Wednesday, February 27, 2008
In the last part of this series, I talked about Broadcom’s aggressive campaign to become a leading vendor in the cellular IC market. In this piece, I will talk about the plan, the challenges and the need to execute these plans in style.
So what is the plan? CEO Scott McGregor said in his Q4 2007 conference call, “Our goal in cellular baseband is to reach a 10% unit market share by the time we exit 2009. The plan remains the same -- 2007 was a year to win designs; 2008 is the year to get products and phones done; and 2009 is the year to grow share and generate significant revenue.”
I like the plan. I also think that the execution has gone quite well so far. Broadcom announced a design win with Nokia last year for its single-chip EDGE chip. Nokia’s dominating market share in this space, coupled with the fact that there will be over 400 million EDGE phones for 2009 augers well for Broadcom. These factors imply that even the design wins for ‘selected future EDGE phones’ translates to large unit shipments instantly getting it closer to the target envisioned. Add to this the 3G business with Samsung, the 10% target looks very reasonable.
The catch, however, is this. 2008-2009 are the peak years for EDGE. Later, these phones will give way to faster phones using WCDMA/HSDPA. I also estimate that the per-unit cost for the EDGE chips will be much lower than the $23 price for the 3G chips. Broadcom has also not won any substantial designs for its 3G solution. While we may see some design win announcements later this year, my worry is two-folds. For data-centric phones, cost advantages apart, performance becomes a key criterion for design wins. Broadcom purchased Zyray in 2004 but is yet to deliver in the 3G space. This makes me think that Broadcom is battling basic performance issues. Secondly, the engineering challenges associated with the complicated design and the level of integration in the new product may push the delivery and in some cases, also lose customers.

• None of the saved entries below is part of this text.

@@ -43,6 +47,36 @@
         }
     }
 };
+
+template <typename T>
+__device__ __forceinline__ unsigned pool_add(unsigned l, unsigned c, unsigned r, unsigned res) {
+    return padd2<T>(pmax2<T>(pmax2<T>(l, c), r), res);
+}
+template <>
+__device__ __forceinline__ unsigned pool_add<f16_t>(unsigned l, unsigned c, unsigned r, unsigned res) {
+    unsigned d, m;
+    float lo, hi;
+    asm("v_pk_max_f16 %1, %4, %5\n\t"
+        "v_pk_max_f16 %1, %1, %6\n\t"
+        "v_fma_mix_f32 %2, %1, 1.0, %7 op_sel_hi:[1,0,1]\n\t"
+        "v_fma_mix_f32 %3, %1, 1.0, %7 op_sel:[1,0,1] op_sel_hi:[1,0,1]\n\t"
+        "v_cvt_pk_f16_f32 %0, %2, %3"
+        : "=v"(d), "=&v"(m), "=&v"(lo), "=&v"(hi) : "v"(l), "v"(c), "v"(r), "v"(res));
+    return d;
+}
+template <typename T>
+__device__ __forceinline__ void pmax2x4(unsigned* a, const unsigned* b) {
+#pragma unroll
+    for (int i = 0; i < 4; ++i) a[i] = pmax2<T>(a[i], b[i]);
+}
+template <>
+__device__ __forceinline__ void pmax2x4<f16_t>(unsigned* a, const unsigned* b) {
+    asm("v_pk_max_f16 %0, %0, %4\n\t"
+        "v_pk_max_f16 %1, %1, %5\n\t"
+        "v_pk_max_f16 %2, %2, %6\n\t"
+        "v_pk_max_f16 %3, %3, %7"
+        : "+v"(a[0]), "+v"(a[1]), "+v"(a[2]), "+v"(a[3]) : "v"(b[0]), "v"(b[1]), "v"(b[2]), "v"(b[3]));
+}
 
 template <typename T, int KS, int NF>
 __device__ __forceinline__ void pointwise(const unsigned char* smem_w, const unsigned char* a_read, int lane, f32x4 (&acc)[NF]) {
@@ -254,6 +288,11 @@
     const int pt = p.H & 1, pl = p.W & 1;
     const __amdgpu_buffer_rsrc_t orsrc = __builtin_amdgcn_make_buffer_rsrc(
         p.out, 0, (int)((size_t)p.n * p.Ho * p.Wo * COUT * sizeof(T)), 0x00020000);
+    const __amdgpu_buffer_rsrc_t irsrc = __builtin_amdgcn_make_buffer_rsrc(
+        const_cast<T*>(p.in), 0, (int)((size_t)p.n * p.H * p.W * CIN * sizeof(T)), 0x00020000);
+    const __amdgpu_buffer_rsrc_t xrsrc = __builtin_amdgcn_make_buffer_rsrc(
+        const_cast<T*>(p.x), 0, (int)((size_t)p.n * p.H * p.W * CX * sizeof(T)), 0x00020000);
+    const unsigned row_bytes = (unsigned)(p.W * CIN * sizeof(T)), xrow_bytes = (unsigned)(2 * p.W * CX * sizeof(T));
 
     for (int it = 0;; ++it) {
         const int item = __builtin_amdgcn_readfirstlane((it * (int)gridDim.x + wgx) * NW + wave);
@@ -274,39 +313,45 @@
         unsigned cmask = 0;
 #pragma unroll
         for (int j = 0; j < NWIN; ++j) cmask |= ((unsigned)(xl + j) < (unsigned)p.W) ? (1u << j) : 0u;
-        const T* const img_in = p.in + ((size_t)img * p.H * p.W + (x0 - 1)) * CIN + 2 * lane;
+        const unsigned ib0 = (unsigned)((((size_t)img * p.H * p.W + (x0 - 1)) * CIN + 2 * lane) * sizeof(T));
+        const unsigned ib2 = ib0 + 2u * CIN * sizeof(T);
         const bool col_out = (unsigned)(x0 + px) >= (unsigned)p.W;
         const bool any_col_out = x0 < 0 || x0 + 15 >= p.W;
         int xs = x0 + (px | 1) - (1 - pl);
         xs = xs < 0 ? 0 : (xs > p.W - 1 ? p.W - 1 : xs);
-        const T* const xcol = p.x + ((size_t)img * p.H * p.W + xs) * CX + 8 * g;
+        const unsigned xcol = (unsigned)((((size_t)img * p.H * p.W + xs) * CX + 8 * g) * sizeof(T));
         const bool lane_out = (px & 1) && (px >> 1) < npx;
         const unsigned obase = (unsigned)((((size_t)img * p.Ho * p.Wo + xo_a + (px >> 1)) * COUT + 8 * g) * sizeof(T));
 
-        unsigned nx[NWIN], row[NWIN];
+        unsigned nx[NWIN];
+        f32x2s v[NWIN];
         auto load_row = [&](int y) {
             const int yc = y < 0 ? 0 : (y >= p.H ? p.H - 1 : y);
-            const T* rp = img_in + (size_t)yc * p.W * CIN;
-#pragma unroll
-            for (int j = 0; j < NWIN; ++j) nx[j] = *reinterpret_cast<const unsigned*>(rp + j * CIN);
+            const unsigned ro = (unsigned)yc * row_bytes;
+#pragma unroll
+            for (int j = 0; j < 2; ++j) nx[j] = __builtin_amdgcn_raw_buffer_load_b32(irsrc, (int)(ib0 + ro), j * CIN * (int)sizeof(T), 0);
+#pragma unroll
+            for (int j = 2; j < NWIN; ++j)
+                nx[j] = __builtin_amdgcn_raw_buffer_load_b32(irsrc, (int)(ib2 + ro), (j - 2) * CIN * (int)sizeof(T), 0);
         };
         auto take_row = [&](int y) {
             const unsigned m = (unsigned)y < (unsigned)p.H ? cmask : 0u;
-#pragma unroll
-            for (int j = 0; j < NWIN; ++j) row[j] = nx[j];
-            if (m == (1u << NWIN) - 1u) return;
-            asm volatile("" ::: "memory");
-#pragma unroll
-            for (int j = 0; j < NWIN; ++j) row[j] = ((m >> j) & 1u) ? row[j] : 0u;
+            if (m != (1u << NWIN) - 1u) {
+                asm volatile("" ::: "memory");
+#pragma unroll
+                for (int j = 0; j < NWIN; ++j) nx[j] = ((m >> j) & 1u) ? nx[j] : 0u;
+            }
+#pragma unroll
+            for (int j = 0; j < NWIN; ++j) v[j] = unpack2<T>(nx[j]);
         };
         DwSums<T, NCOL> dws;
         dws.clear();
         load_row(ys - 1); take_row(ys - 1);
         load_row(ys);
-        dws.template push<false>(tap, row, a_lane, AST);
+        dws.template push_f32<false>(tap, v, a_lane, AST);
         take_row(ys);
         load_row(ys + 1);
-        dws.template push<false>(tap, row, a_lane, AST);
+        dws.template push_f32<false>(tap, v, a_lane, AST);
 
         unsigned VM[4 * NQ];
 #pragma unroll
@@ -324,13 +369,14 @@
             take_row(y + 1);
             uint4 xb[KR];
             {
-                const T* xr = xcol + (size_t)(2 * yo) * p.W * CX;
-#pragma unroll
-                for (int ks = 0; ks < KR; ++ks) xb[ks] = *reinterpret_cast<const uint4*>(xr + 32 * ks);
+                const unsigned xo = xcol + (unsigned)yo * xrow_bytes;
+#pragma unroll
+                for (int ks = 0; ks < KR; ++ks)
+                    xb[ks] = __builtin_bit_cast(uint4, __builtin_amdgcn_raw_buffer_load_b128(xrsrc, (int)xo, 64 * ks, 0));
             }
             load_row(y + 2 <= ye + 1 ? y + 2 : ye + 1);
             __builtin_amdgcn_sched_barrier(0);
-            dws.template push<true>(tap, row, a_lane, AST);
+            dws.template push_f32<true>(tap, v, a_lane, AST);
             f32x4 acc[NF];
             pointwise<T, KS, NF>(smem, a_read, lane, acc);
             unsigned cur[4 * NQ];
@@ -347,10 +393,10 @@
                 for (int i = 0; i < 4 * NQ; ++i) cur[i] = col_out ? NEG : cur[i];
             }
 #pragma unroll
-            for (int i = 0; i < 4 * NQ; ++i) VM[i] = pmax2<T>(VM[i], cur[i]);
+            for (int q = 0; q < NQ; ++q) pmax2x4<T>(VM + 4 * q, cur + 4 * q);
             u32x4s po[NQ];
 #pragma unroll
-            for (int q = 0; q < NQ; ++q) po[q] = (u32x4s){0u, 0u, 0u, 0u};
+            for (int q = 0; q < NQ; ++q) po[q] = __builtin_nondeterministic_value(po[q]);
             if (do_emit) {
                 asm volatile("" ::: "memory");
                 f32x4 ar[NF];
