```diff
 hipError_t launch_dwpw_stream(const DwPwParams& p, hipStream_t st) {
     if (!dwpw_stream_valid(p)) return hipErrorInvalidValue;
     static const bool one = [] { const char* v = std::getenv("YOLOP_DWPW_STREAM_ONE"); return v && *v == '1'; }();
-    return one ? launch_dwpw_stream_t<8>(p, st) : launch_dwpw_stream_t<4>(p, st);
-}
-
-}
+    return one ? launch_dwpw_stream_nw<8>(p, st) : launch_dwpw_stream_nw<4>(p, st);
+}
+
+}
```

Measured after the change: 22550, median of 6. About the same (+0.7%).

Broadcom has a good track record of delivering on its promises. So, despite the odds, I am willing to give it the benefit of doubt. If the execution is good, then we will see 3G design wins this year resulting in significant revenue contributions in 2010. I anticipate that in the long-term, pending delivery, Broadcom is positioned to capture around 20% of the 3G market. This will help it to about 15% market share in 2012. The drivers will be its continued relationship with Nokia, its complete solution and its aggressive pricing. Most of these gains will come from TI and the other smaller vendors as I expect Qualcomm to retain its engineering leadership, and hence also grow its market share, in this space.
In summary, the cell-phone market appears promising for Broadcom. In the next piece, I will complete the picture with a synthesis of the various revenue streams in its Mobile and Wireless business.
Disclaimer: These are my perspectives on Broadcom and does not necessarily reflect the views of Atheros Communications or Tensorcomm.